Le Kenya, l’un des plus grands importateurs de vêtements d’occasion en Afrique subsaharienne, a importé au moins 185 000 tonnes ou 8 000 conteneurs de mitumba en 2019, selon un rapport de 2020 de l’Institut des affaires économiques. Entre 2015 et 2019, le pays a enregistré une augmentation constante des importations de mitumba, tirée par la demande pour leur utilisation et leur réexportation vers d’autres pays.
Employeur clé
Une étude réalisée en avril par l’Association Mitumba du Kenya intitulée Global Production Networks of the Second-Hand Clothing Industry , a montré que le commerce de vêtements d’occasion est un contributeur crucial à l’économie.
« La recherche montre l’importance vitale de mitumba dans la création d’opportunités d’emploi, la promotion d’une consommation respectueuse de l’environnement et la génération de revenus pour les gouvernements », a déclaré Mme Wairimu.
Les commentateurs disent qu’une interdiction totale du mitumba est presque impossible. Le Kenya est revenu sur l’interdiction après que des lobbyistes américains ont menacé de pousser Washington à modifier les privilèges du Kenya en vertu de l’Africa Growth Opportunity Act (Agoa), qui permet aux pays en développement un certain accès au marché.
En 2016, le Rwanda a augmenté les tarifs sur les vêtements usagés importés de 0,20 $ à 2,50 $ le kilo avec l’intention d’éliminer progressivement les importations.
Les États-Unis, la plus grande source de mitumba pour le Rwanda à l’époque, ont riposté en mettant fin aux privilèges d’exportation en franchise de droits du Rwanda sur le marché américain.
« Au Rwanda, il y a ce que nous appelons la conquête du marché intérieur. C’est une forme de stratégie de substitution des importations mais de manière diplomatique », a déclaré M. Kalisa, un Rwandais. « Ce type d’arrangement fournit des incitations et un soutien aux entreprises textiles pour produire et soutenir le marché local. »

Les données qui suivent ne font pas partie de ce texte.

int check_cfg(const ac_bert_config* c) {
    AC_REQUIRE(c != nullptr, AC_EINVAL, "bert: config is NULL");
    AC_REQUIRE(c->hidden >= 64 && c->layers >= 1 && c->heads >= 1 && c->intermediate >= 4, AC_EINVAL,
               "bert: bad config");
    AC_REQUIRE(c->hidden % 4 == 0 && c->hidden <= 64 * 4 * kMaxVec, AC_EUNSUPPORTED,
               "bert: hidden=%d unsupported (must be a multiple of 4 and <= %d)", c->hidden, 64 * 4 * kMaxVec);
    AC_REQUIRE(c->hidden == c->heads * 64 || c->hidden == c->heads * 32, AC_EUNSUPPORTED,
               "bert: head dim %d unsupported (64 or 32)", c->hidden / c->heads);
    AC_REQUIRE(c->gemm_arith_opt >= 0 && c->gemm_arith_opt <= 3 && c->ln_fusion_opt >= 0 && c->ln_fusion_opt <= 3 &&
                   c->one_launch_opt >= 0 && c->one_launch_opt <= 2, AC_EINVAL,
               "bert: per-call options out of range (gemm_arith_opt %d, ln_fusion_opt %d, one_launch_opt %d)", c->gemm_arith_opt,
               c->ln_fusion_opt, c->one_launch_opt);
    AC_REQUIRE(c->pool_opt >= AC_POOL_DEFAULT && c->pool_opt <= AC_POOL_MEAN, AC_EINVAL,
               "bert: pool_opt %d out of range (0 = default = AC_POOL_CLS, AC_POOL_CLS, AC_POOL_MEAN)", c->pool_opt);
    return AC_OK;
}

int check_rel_bias(const ac_bert_weights* w, int S, const char* who) {
    AC_REQUIRE(!w->attn_rel_bias || (w->rel_span >= 1 && S <= w->rel_span), AC_EINVAL,
               "%s: S=%d exceeds rel_span=%d of the relative position bias table (attn_rel_bias needs 1 <= S <= rel_span)", who, S,
               w->rel_span);
    return AC_OK;
}

}

extern "C" int ac_bert_workspace(const ac_bert_config* cfg, int b, int S, size_t* bytes) {
    int rc = check_cfg(cfg);
    if (rc) return rc;
    AC_REQUIRE(bytes && b >= 0 && S >= 1, AC_EINVAL, "bert workspace: bad arguments");
    *bytes = bert_ws(*cfg, b > 0 ? b : 1, S).total;
    return AC_OK;
}

namespace {

static bool tail_fused() {
    const char* e = getenv("AC_BERT_TAIL_FUSED");
    return !(e && atoi(e) == 0);
}
inline bool pools_mean(int pool_opt) { return pool_opt == AC_POOL_MEAN; }
inline int token_layers(const ac_bert_config& c) { return pools_mean(c.pool_opt) ? c.layers : c.layers - 1; }
struct EncodePlan { bool wplanes, pl, f16; };
EncodePlan encode_plan(const ac_bert_config& c, const ac_bert_weights* w, int T) {
    const int H = c.hidden, I = c.intermediate;
    EncodePlan p;
    p.wplanes = w->qkv_w3 && w->ao_w3 && w->ff1_w3 && w->ff2_w3;
    p.pl = p.wplanes && ac::linear_takes_planes(T, H, H) && ac::linear_takes_planes(T, H, I) && (H % 8) == 0;
    p.f16 = p.pl && ac::gemm_arith() == AC_GEMM_F16X2 && w->qkv_wh && w->ao_wh && w->ff1_wh && w->ff2_wh && token_layers(c) > 0 &&
            ac::linear_f16x2_takes(T, 3 * H, H) && ac::linear_f16x2_takes(T, H, H) && ac::linear_f16x2_takes(T, I, H) &&
            ac::linear_f16x2_takes(T, H, I);
    return p;
}
void launch_embed(const ac_bert_config& c, const ac_bert_weights* w, const EncodePlan& pn, const int64_t* d_ids, const int64_t* d_type_ids,
                  int rows, int S, float* x, uint16_t* xp, const int32_t* tok_src, const int32_t* t_dev, hipStream_t stream) {
    const int H = c.hidden, tok_blocks = (rows + 3) / 4;
    if (pn.f16)
        hipLaunchKernelGGL(embed_ln_kernel<true>, dim3(tok_blocks), dim3(256), 0, stream, d_ids, d_type_ids, rows, S, H,
                           w->word_emb, w->pos_emb, w->type_emb, w->emb_ln_g, w->emb_ln_b, c.ln_eps, x, xp, tok_src, t_dev);
    else
        hipLaunchKernelGGL(embed_ln_kernel<false>, dim3(tok_blocks), dim3(256), 0, stream, d_ids, d_type_ids, rows, S, H,
                           w->word_emb, w->pos_emb, w->type_emb, w->emb_ln_g, w->emb_ln_b, c.ln_eps, x,
                           pn.pl ? xp : nullptr, tok_src, t_dev);
}
constexpr int kPreCtl = 1, kPreEmbed = 2;
int bert_encode_impl(const ac_bert_config* cfg, const ac_bert_weights* w, const int64_t* d_ids, const int64_t* d_type_ids,
                     const int64_t* d_mask, int b, int S, const int32_t* cu, const int32_t* tok_src, int T, int Smax,
                     float* d_out, int64_t ldo, void* d_ws, size_t ws_bytes, hipStream_t stream, int pre = 0) {
    int rc;
    const ac_bert_config& c = *cfg;
    const BertWs ws = bert_ws(c, b, S);
    AC_REQUIRE(d_ws && ws_bytes >= ws.total, AC_EWORKSPACE, "bert_encode_cls: workspace %zu < %zu", ws_bytes, ws.total);
    char* base = (char*)d_ws;
    float* x = (float*)(base + ws.x);
    float* qkv = (float*)(base + ws.qkv);
    float* ctx = (float*)(base + ws.ctx);
    float* y = (float*)(base + ws.y);
    float* ffn = (float*)(base + ws.ffn);
    const int H = c.hidden, I = c.intermediate;

    uint16_t* xp = (uint16_t*)(base + ws.xp);
    uint16_t* ctxp = (uint16_t*)(base + ws.ctxp);
    uint16_t* ffnp = (uint16_t*)(base + ws.ffnp);
    const EncodePlan pn = encode_plan(c, w, T);
    const bool wplanes = pn.wplanes, pl = pn.pl;
    const bool f16 = pn.f16;
    const bool pool = pools_mean(c.pool_opt);
    const bool fuse_ln = pl && token_layers(c) > 0 && ac::pipe_ln_applies(T, H, H) && ac::pipe_ln_applies(T, H, I);
    unsigned* ln_abort = (unsigned*)base;
    if (!(pre & kPreCtl)) {
        hipLaunchKernelGGL(ln_verdict_roll_kernel, dim3(1), dim3(1), 0, stream, ln_abort);
        AC_LAUNCH_CHECK();
    }
    unsigned* ln_count = (unsigned*)(base + ws.lnctl);
    const int ln_panels = ac::pipe_ln_panels(T);
    if (fuse_ln && !(pre & kPreCtl)) AC_HIP_CHECK(hipMemsetAsync(base + ws.lnctl, 0, ws.lnctl_bytes, stream));

    if (!(pre & kPreEmbed)) {
        launch_embed(c, w, pn, d_ids, d_type_ids, T, S, x, xp, tok_src, nullptr, stream);
        AC_LAUNCH_CHECK();
    }
    const int dh = c.hidden / c.heads;
    const float scale = 1.0f / sqrtf((float)dh);
    const int32_t* cu_at = cu;
    const float* rel = w->attn_rel_bias;
    const int rel_span = w->rel_span;
    const bool fuse_attn = !rel && pl && token_layers(c) > 0 && dh == 64 && (cu || !d_mask) && ac::qkv_attn_applies(T, H, c.heads, Smax);
    if (fuse_attn && !cu) {
        int32_t* cuw = (int32_t*)(base + ws.cu);
        hipLaunchKernelGGL(iota_cu_kernel, dim3((b + 256) / 256), dim3(256), 0, stream, cuw, b, S);
        AC_LAUNCH_CHECK();
        cu_at = cuw;
    }
    int32_t* tile_seq = (int32_t*)(base + ws.tile_seq);
    unsigned* attn_xchg = nullptr;
    if (fuse_attn) {
        if (!(pre & kPreCtl) || !cu) {
            rc = ac::qkv_attn_tile_seq(cu_at, b, T, tile_seq, stream);
            if (rc) return rc;
        }
        if (ac::qkv_attn_exchange_applies(T, c.heads, (int)f16)) {
            attn_xchg = (unsigned*)(base + ws.attn_xchg);
            if (!(pre & kPreCtl)) AC_HIP_CHECK(hipMemsetAsync(attn_xchg, 0, ws.attn_xchg_bytes, stream));
        }
    }
    for (int l = 0; l < c.layers; ++l) {
        const uint16_t* qkv_w3 = wplanes ? w->qkv_w3[l] : nullptr;
        const uint16_t* ao_w3 = wplanes ? w->ao_w3[l] : nullptr;
        const uint16_t* ff1_w3 = wplanes ? w->ff1_w3[l] : nullptr;
        const uint16_t* ff2_w3 = wplanes ? w->ff2_w3[l] : nullptr;
        const bool last = (l == c.layers - 1) && !pool;
        const int Ml = last ? b : T;
        const bool lp = pl && !last;
        const float* resid = x;
        int64_t ldres = last ? (int64_t)S * H : H;
        const bool q_cls_only = last && T >= 4 * b;
        if (last && cu) {
            hipLaunchKernelGGL(gather_rows_kernel, dim3((b + 3) / 4), dim3(256), 0, stream, x, cu, b, H, ffn);
            AC_LAUNCH_CHECK();
            resid = ffn;
            ldres = H;
        }
        if (fuse_attn && !last) {
            rc = ac::launch_gemm_pipe_qkv_attn(xp, T, f16 ? w->qkv_wh[l] : qkv_w3, 3 * H, w->qkv_b[l], T, H, c.heads, cu_at, tile_seq, b, Smax,
                                               scale, ctxp, qkv, stream, (int)f16, attn_xchg, (unsigned)(l + 1), ln_abort);
            if (rc) return rc;
            const int nbound = (T - 1) / ac::kQkvAttnRows;
            if (nbound > 0 && !attn_xchg) {
                hipLaunchKernelGGL((attention_mfma_kernel<false, 64>), dim3((Smax + 31) / 32, c.heads, nbound), dim3(64), 0, stream, qkv,
                                   nullptr, S, H, scale, ctx, ctxp, nullptr, nullptr, -1, cu_at, (int64_t)T, (int)f16, ac::kQkvAttnRows, b);
                AC_LAUNCH_CHECK();
            }
        } else if (q_cls_only) {
            const int64_t HH = (int64_t)H * H;
            rc = f16 ? ac::linear_f16x2(xp, w->qkv_wh[l] + (int64_t)H * 8, w->qkv_b[l] + H, nullptr, 0, qkv + H, 3 * H, nullptr, T, 2 * H, H, 0,
                                        stream, 3 * H)
                     : ac::linear_f32(x, H, w->qkv_w[l] + HH, H, w->qkv_b[l] + H, nullptr, 0, qkv + H, 3 * H, T, 2 * H, H, 0, nullptr, 1.f,
                                      stream, 0.f, 0, qkv_w3 ? qkv_w3 + (int64_t)H * 8 : nullptr, pl ? xp : nullptr, nullptr, 3 * H);
            if (rc) return rc;
            rc = ac::linear_f32_splitk(resid, ldres, w->qkv_w[l], H, w->qkv_b[l], nullptr, 0, y, H, b, H, H, 0, qkv_w3, ctx,
                                       (size_t)T * H * sizeof(float), stream, 3 * H);
        } else {
            rc = f16 ? ac::linear_f16x2(xp, w->qkv_wh[l], w->qkv_b[l], nullptr, 0, qkv, 3 * H, nullptr, T, 3 * H, H, 0, stream)
                     : ac::linear_f32(x, H, w->qkv_w[l], H, w->qkv_b[l], nullptr, 0, qkv, 3 * H, T, 3 * H, H, 0, nullptr, 1.f,
                                      stream, 0.f, 0, qkv_w3, pl ? xp : nullptr);
        }
        if (rc) return rc;
        if (fuse_attn && !last) {
        } else if (last) {
            const float* qc = q_cls_only ? y : nullptr;
            if (rel && dh == 64 && Smax <= 32)
                hipLaunchKernelGGL((attention_cls_kernel<false, 64, 32, true>), dim3(c.heads, b), dim3(64), 0, stream, qkv, d_mask, S, H, scale,
                                   ctx, nullptr, nullptr, -1, cu, qc, rel, rel_span);
            else if (rel && dh == 64)
                hipLaunchKernelGGL((attention_cls_kernel<false, 64, KT, true>), dim3(c.heads, b), dim3(64), 0, stream, qkv, d_mask, S, H, scale,
                                   ctx, nullptr, nullptr, -1, cu, qc, rel, rel_span);
            else if (rel)
                hipLaunchKernelGGL((attention_cls_kernel<false, 32, KT, true>), dim3(c.heads, b), dim3(64), 0, stream, qkv, d_mask, S, H, scale,
                                   ctx, nullptr, nullptr, -1, cu, qc, rel, rel_span);
            else if (dh == 64 && Smax <= 32)
                hipLaunchKernelGGL((attention_cls_kernel<false, 64, 32>), dim3(c.heads, b), dim3(64), 0, stream, qkv, d_mask, S, H, scale,
                                   ctx, nullptr, nullptr, -1, cu, qc);
            else if (dh == 64)
                hipLaunchKernelGGL((attention_cls_kernel<false, 64>), dim3(c.heads, b), dim3(64), 0, stream, qkv, d_mask, S, H, scale,
                                   ctx, nullptr, nullptr, -1, cu, qc);
            else
                hipLaunchKernelGGL((attention_cls_kernel<false, 32>), dim3(c.heads, b), dim3(64), 0, stream, qkv, d_mask, S, H, scale,
                                   ctx, nullptr, nullptr, -1, cu, qc);
        } else {
            if (rel && dh == 64)
                hipLaunchKernelGGL((attention_mfma_kernel<false, 64, true>), dim3((Smax + 31) / 32, c.heads, b), dim3(64), 0, stream, qkv,
                                   d_mask, S, H, scale, ctx, lp ? ctxp : nullptr, nullptr, nullptr, -1, cu, (int64_t)T, (int)f16, 0, 0,
                                   rel, rel_span);
            else if (rel)
                hipLaunchKernelGGL((attention_mfma_kernel<false, 32, true>), dim3((Smax + 31) / 32, c.heads, b), dim3(64), 0, stream, qkv,
                                   d_mask, S, H, scale, ctx, lp ? ctxp : nullptr, nullptr, nullptr, -1, cu, (int64_t)T, (int)f16, 0, 0,
                                   rel, rel_span);
            else if (dh == 64)
                hipLaunchKernelGGL((attention_mfma_kernel<false, 64>), dim3((Smax + 31) / 32, c.heads, b), dim3(64), 0, stream, qkv,
                                   d_mask, S, H, scale, ctx, lp ? ctxp : nullptr, nullptr, nullptr, -1, cu, (int64_t)T, (int)f16);
            else
                hipLaunchKernelGGL((attention_mfma_kernel<false, 32>), dim3((Smax + 31) / 32, c.heads, b), dim3(64), 0, stream, qkv,
                                   d_mask, S, H, scale, ctx, lp ? ctxp : nullptr, nullptr, nullptr, -1, cu, (int64_t)T, (int)f16);
        }
        AC_LAUNCH_CHECK();
        const int lblocks = (Ml + 3) / 4;
        const bool fl = fuse_ln && lp;
        if (fl) {
            rc = ac::launch_gemm_pipe_ln(ctxp, Ml, f16 ? w->ao_wh[l] : ao_w3, H, w->ao_b[l], x, H, x, H, Ml, H, H, w->ln1_g[l], w->ln1_b[l], c.ln_eps,
                                         base + ws.lnpart, ln_count + (size_t)(2 * l) * ln_panels, ln_abort, xp, stream, (int)f16);
            if (rc) return rc;
        } else {
            rc = last ? ac::linear_f32_splitk(ctx, H, w->ao_w[l], H, w->ao_b[l], resid, ldres, y, H, Ml, H, H, 0, ao_w3, qkv,
                                              (size_t)T * 3 * H * sizeof(float), stream)
                      : (f16 ? ac::linear_f16x2(ctxp, w->ao_wh[l], w->ao_b[l], resid, ldres, y, H, nullptr, Ml, H, H, 0, stream)
                             : ac::linear_f32(ctx, H, w->ao_w[l], H, w->ao_b[l], resid, ldres, y, H, Ml, H, H, 0, nullptr, 1.f, stream,
                                              0.f, 0, ao_w3, lp ? ctxp : nullptr));
            if (rc) return rc;
            launch_ln(f16, lblocks, stream, y, Ml, H, w->ln1_g[l], w->ln1_b[l], c.ln_eps, last ? ctx : x, lp ? xp : nullptr, (int64_t)H);
            AC_LAUNCH_CHECK();
        }
        float* x1 = last ? ctx : x;
        rc = last ? ac::linear_f32_splitk(x1, H, w->ff1_w[l], H, w->ff1_b[l], nullptr, 0, ffn, I, Ml, I, H, 2, ff1_w3, qkv,
                                          (size_t)T * 3 * H * sizeof(float), stream)
                  : (f16 ? ac::linear_f16x2(xp, w->ff1_wh[l], w->ff1_b[l], nullptr, 0, nullptr, I, ffnp, Ml, I, H, 2, stream)
                         : ac::linear_f32(x1, H, w->ff1_w[l], H, w->ff1_b[l], nullptr, 0, ffn, I, Ml, I, H, 2, nullptr, 1.f, stream,
                                          0.f, 0, ff1_w3, lp ? xp : nullptr, lp ? ffnp : nullptr));
        if (rc) return rc;
        if (fl) {
            rc = ac::launch_gemm_pipe_ln(ffnp, Ml, f16 ? w->ff2_wh[l] : ff2_w3, H, w->ff2_b[l], x, H, x, H, Ml, H, I, w->ln2_g[l], w->ln2_b[l], c.ln_eps,
                                         base + ws.lnpart, ln_count + (size_t)(2 * l + 1) * ln_panels, ln_abort, xp, stream, (int)f16);
            if (rc) return rc;
            continue;
        }
        if (last && tail_fused()) {
            int ks = 0;
            rc = ac::linear_f32_splitk(ffn, I, w->ff2_w[l], I, w->ff2_b[l], x1, H, y, H, Ml, H, I, 0, ff2_w3, qkv,
                                       (size_t)T * 3 * H * sizeof(float), stream, 0, &ks);
            if (rc) return rc;
            if (ks > 0) {
                hipLaunchKernelGGL(splitk_ln_normalize_kernel, dim3(b), dim3(64), 0, stream, qkv, ks, b, H, w->ff2_b[l], x1, (int64_t)H,
                                   w->ln2_g[l], w->ln2_b[l], c.ln_eps, d_out, ldo);
                AC_LAUNCH_CHECK();
                return AC_OK;
            }
            launch_ln(f16, lblocks, stream, y, Ml, H, w->ln2_g[l], w->ln2_b[l], c.ln_eps, x, nullptr, (int64_t)H);
            AC_LAUNCH_CHECK();
            break;
        }
        rc = last ? ac::linear_f32_splitk(ffn, I, w->ff2_w[l], I, w->ff2_b[l], x1, H, y, H, Ml, H, I, 0, ff2_w3, qkv,
                                          (size_t)T * 3 * H * sizeof(float), stream)
                  : (f16 ? ac::linear_f16x2(ffnp, w->ff2_wh[l], w->ff2_b[l], x1, H, y, H, nullptr, Ml, H, I, 0, stream)
                         : ac::linear_f32(ffn, I, w->ff2_w[l], I, w->ff2_b[l], x1, H, y, H, Ml, H, I, 0, nullptr, 1.f, stream, 0.f, 0,
                                          ff2_w3, lp ? ffnp : nullptr));
        if (rc) return rc;
        launch_ln(f16, lblocks, stream, y, Ml, H, w->ln2_g[l], w->ln2_b[l], c.ln_eps, x, lp ? xp : nullptr, (int64_t)H);
        AC_LAUNCH_CHECK();
    }
    if (pool) {
        hipLaunchKernelGGL(pool_mean_normalize_kernel<false>, dim3(b), dim3(256), 3 * (size_t)H * sizeof(float), stream, x, d_mask, cu, S, H,
                           (const float*)nullptr, (const float*)nullptr, 0.f, d_out, ldo);
        AC_LAUNCH_CHECK();
        return AC_OK;
    }
    hipLaunchKernelGGL(cls_normalize_kernel, dim3((b + 3) / 4), dim3(256), 0, stream, x, b, 1, H, d_out, ldo);
    AC_LAUNCH_CHECK();
    return AC_OK;
}

}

Le Rwanda a bien réussi en termes de promotion de l’industrie légère, en particulier des textiles.
« C’est parce qu’ils ont un certain nombre d’usines travaillant dans les zones économiques spéciales qui produisent les produits qu’ils importaient auparavant », a-t-il expliqué.
Johnson Weru, secrétaire principal au commerce du Kenya, a déclaré que le gouvernement investit progressivement dans les chaînes de valeur et la culture du coton pour soutenir les usines textiles relancées telles que Rivatex à Eldoret et Kicotec à Kitui.

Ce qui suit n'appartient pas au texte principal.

# zhaohanjin/hbbft

Hardware: AMD Instinct MI355X
Metric: verified BLS12-381 shares/sec (whole node) at N=1000; combines/sec (higher is better)
Workload: dtype u32 (381-bit Montgomery limbs); 1 GPU; C3 HoneyBadger epoch: 1000 ciphertexts x 1000 DecryptionShares verified + 1000 G1 combines (t=334); N=1000, f=333, t=334, ciphertexts=1000, parallelism=1 GPU

## Files before the change

### hbbft_amd/csrc/curve.h

```cpp
#pragma once
#include "field.h"

namespace hbtc {

HD void fadd(Fq& r, const Fq& a, const Fq& b) { fq_add(r, a, b); }
HD void fadd(Fq2& r, const Fq2& a, const Fq2& b) { fq2_add(r, a, b); }
HD void fsub(Fq& r, const Fq& a, const Fq& b) { fq_sub(r, a, b); }
HD void fsub(Fq2& r, const Fq2& a, const Fq2& b) { fq2_sub(r, a, b); }
HD void fmul(Fq& r, const Fq& a, const Fq& b) { fq_mul(r, a, b); }
HD void fmul(Fq2& r, const Fq2& a, const Fq2& b) { fq2_mul(r, a, b); }
HD void fsqr(Fq& r, const Fq& a) { fq_sqr(r, a); }
HD void fsqr(Fq2& r, const Fq2& a) { fq2_sqr(r, a); }
HD void fdbl(Fq& r, const Fq& a) { fq_dbl(r, a); }
HD void fdbl(Fq2& r, const Fq2& a) { fq2_dbl(r, a); }
HD void fneg(Fq& r, const Fq& a) { fq_neg(r, a); }
HD void fneg(Fq2& r, const Fq2& a) { fq2_neg(r, a); }
HD bool fis_zero(const Fq& a) { return fq_is_zero(a); }
HD bool fis_zero(const Fq2& a) { return fq2_is_zero(a); }
HD bool feq(const Fq& a, const Fq& b) { return fq_eq(a, b); }
HD bool feq(const Fq2& a, const Fq2& b) { return fq2_eq(a, b); }
HD void fone(Fq& r) { fq_one(r); }
HD void fone(Fq2& r) { fq2_one(r); }
HD void fzero(Fq& r) { fq_zero(r); }
HD void fzero(Fq2& r) { fq2_zero(r); }
// ... 1128 lines not shown
    return;
  }
  fw_mul(u1, p.x, z2z2);
  fw_mul(u2, q.x, z1z1);
  fw_mul(s1, p.y, q.z);
  fw_mul(s1, s1, z2z2);
  fw_mul(s2, q.y, p.z);
  fw_mul(s2, s2, z1z1);
  fw_sub(H, u2, u1, rr::RR_SUB_1_4, 4);
  fw_norm(H, H);
  fw_sub(rr0, s2, s1, rr::RR_SUB_1_4, 4);
  fw_norm(rr0, rr0);
  fw_sqr(HH, H);
  if (fw_is_zero(HH)) {
    fw_one(t);
    fw_mul(t, rr0, t);
    if (fw_is_zero(t)) {
      jacw_dbl(r, p);
    } else {
      jacw_set_inf(r);
    }
    return;
  }
  fw_add(t, p.z, q.z);
  fw_norm(t, t);
  fw_sqr(z3, t);
  fw_add(t, z1z1, z2z2);
  fw_sub(z3, z3, t, rr::RR_SUB_2_4, 4);
  fw_norm(z3, z3);
  fw_mul(z3, z3, H);
  jacw_add_tail(r, u1, s1, H, HH, rr0, z3);
}
HD bool jacw_eq_aff(const JacW& p, const FqW& ax, const FqW& ay) {
  FqW z2, z3, t, u, one;
  fw_one(one);
  fw_sqr(z2, p.z);
  fw_mul(z3, z2, p.z);
  fw_mul(t, ax, z2);
  fw_mul(u, p.x, one);
  if (!fw_eq(t, u)) return false;
  fw_mul(t, ay, z3);
  fw_mul(u, p.y, one);
  return fw_eq(t, u);
}
HDN void jacw_mul_x(JacW& r, const AffW& q) {
  JacW acc;
  jacw_set_inf(acc);
  for (int b = 63; b >= 0; --b) {
    jacw_dbl(acc, acc);
    if ((BLS_X_ABS >> b) & 1ull) jacw_add_aff(acc, acc, q);
  }
  r = acc;
}
HDN void jacw_mul_x_jac(JacW& r, const JacW& q) {
  JacW acc;
  jacw_set_inf(acc);
  for (int b = 63; b >= 0; --b) {
    jacw_dbl(acc, acc);
    if ((BLS_X_ABS >> b) & 1ull) jacw_add(acc, acc, q);
  }
  r = acc;
}
HDN bool g1_in_subgroup_t1_w(const G1A& p, G1J& t) {
  if (p.inf) {
    jac_set_inf(t);
    return true;
  }
  AffW q;
  affw_from_aff(q, p);
  JacW t1, t2;
  jacw_mul_x(t1, q);
  jacw_to_jac(t, t1);
  jacw_mul_x_jac(t2, t1);
  if (jacw_is_inf(t2)) return false;
  FqW beta, bx, ny;
  Fq fb;
  fq_set(fb, G1_BETA);
  fw_from_fq(beta, fb);
  fw_mul(bx, q.x, beta);
  fw_neg(ny, q.y);
  return jacw_eq_aff(t2, bx, ny);
}
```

« Nous promouvons également les produits fabriqués localement par le biais de l’initiative Buy Kenya Build Kenya, nous décourageons donc l’utilisation de vêtements d’occasion », a déclaré le PS.
Préoccupations environnementales
Les opposants au mitumba soutiennent que depuis l’introduction des vêtements d’occasion au Kenya, la production de coton a plongé à 7 000 tonnes par an, sur un potentiel de 200 000 tonnes.
Le pays importe au moins 11 000 tonnes de coton des pays voisins pour combler le déficit d’exportation de 20 000 tonnes par an.
De plus, en raison de l’augmentation de la réutilisation en raison des préoccupations environnementales en Occident, la plupart des articles de haute qualité ne parviennent plus en Afrique. En conséquence, l’essentiel des importations aujourd’hui est de la « fast fashion » bon marché chinoise, qui contribue à l’importation de déchets.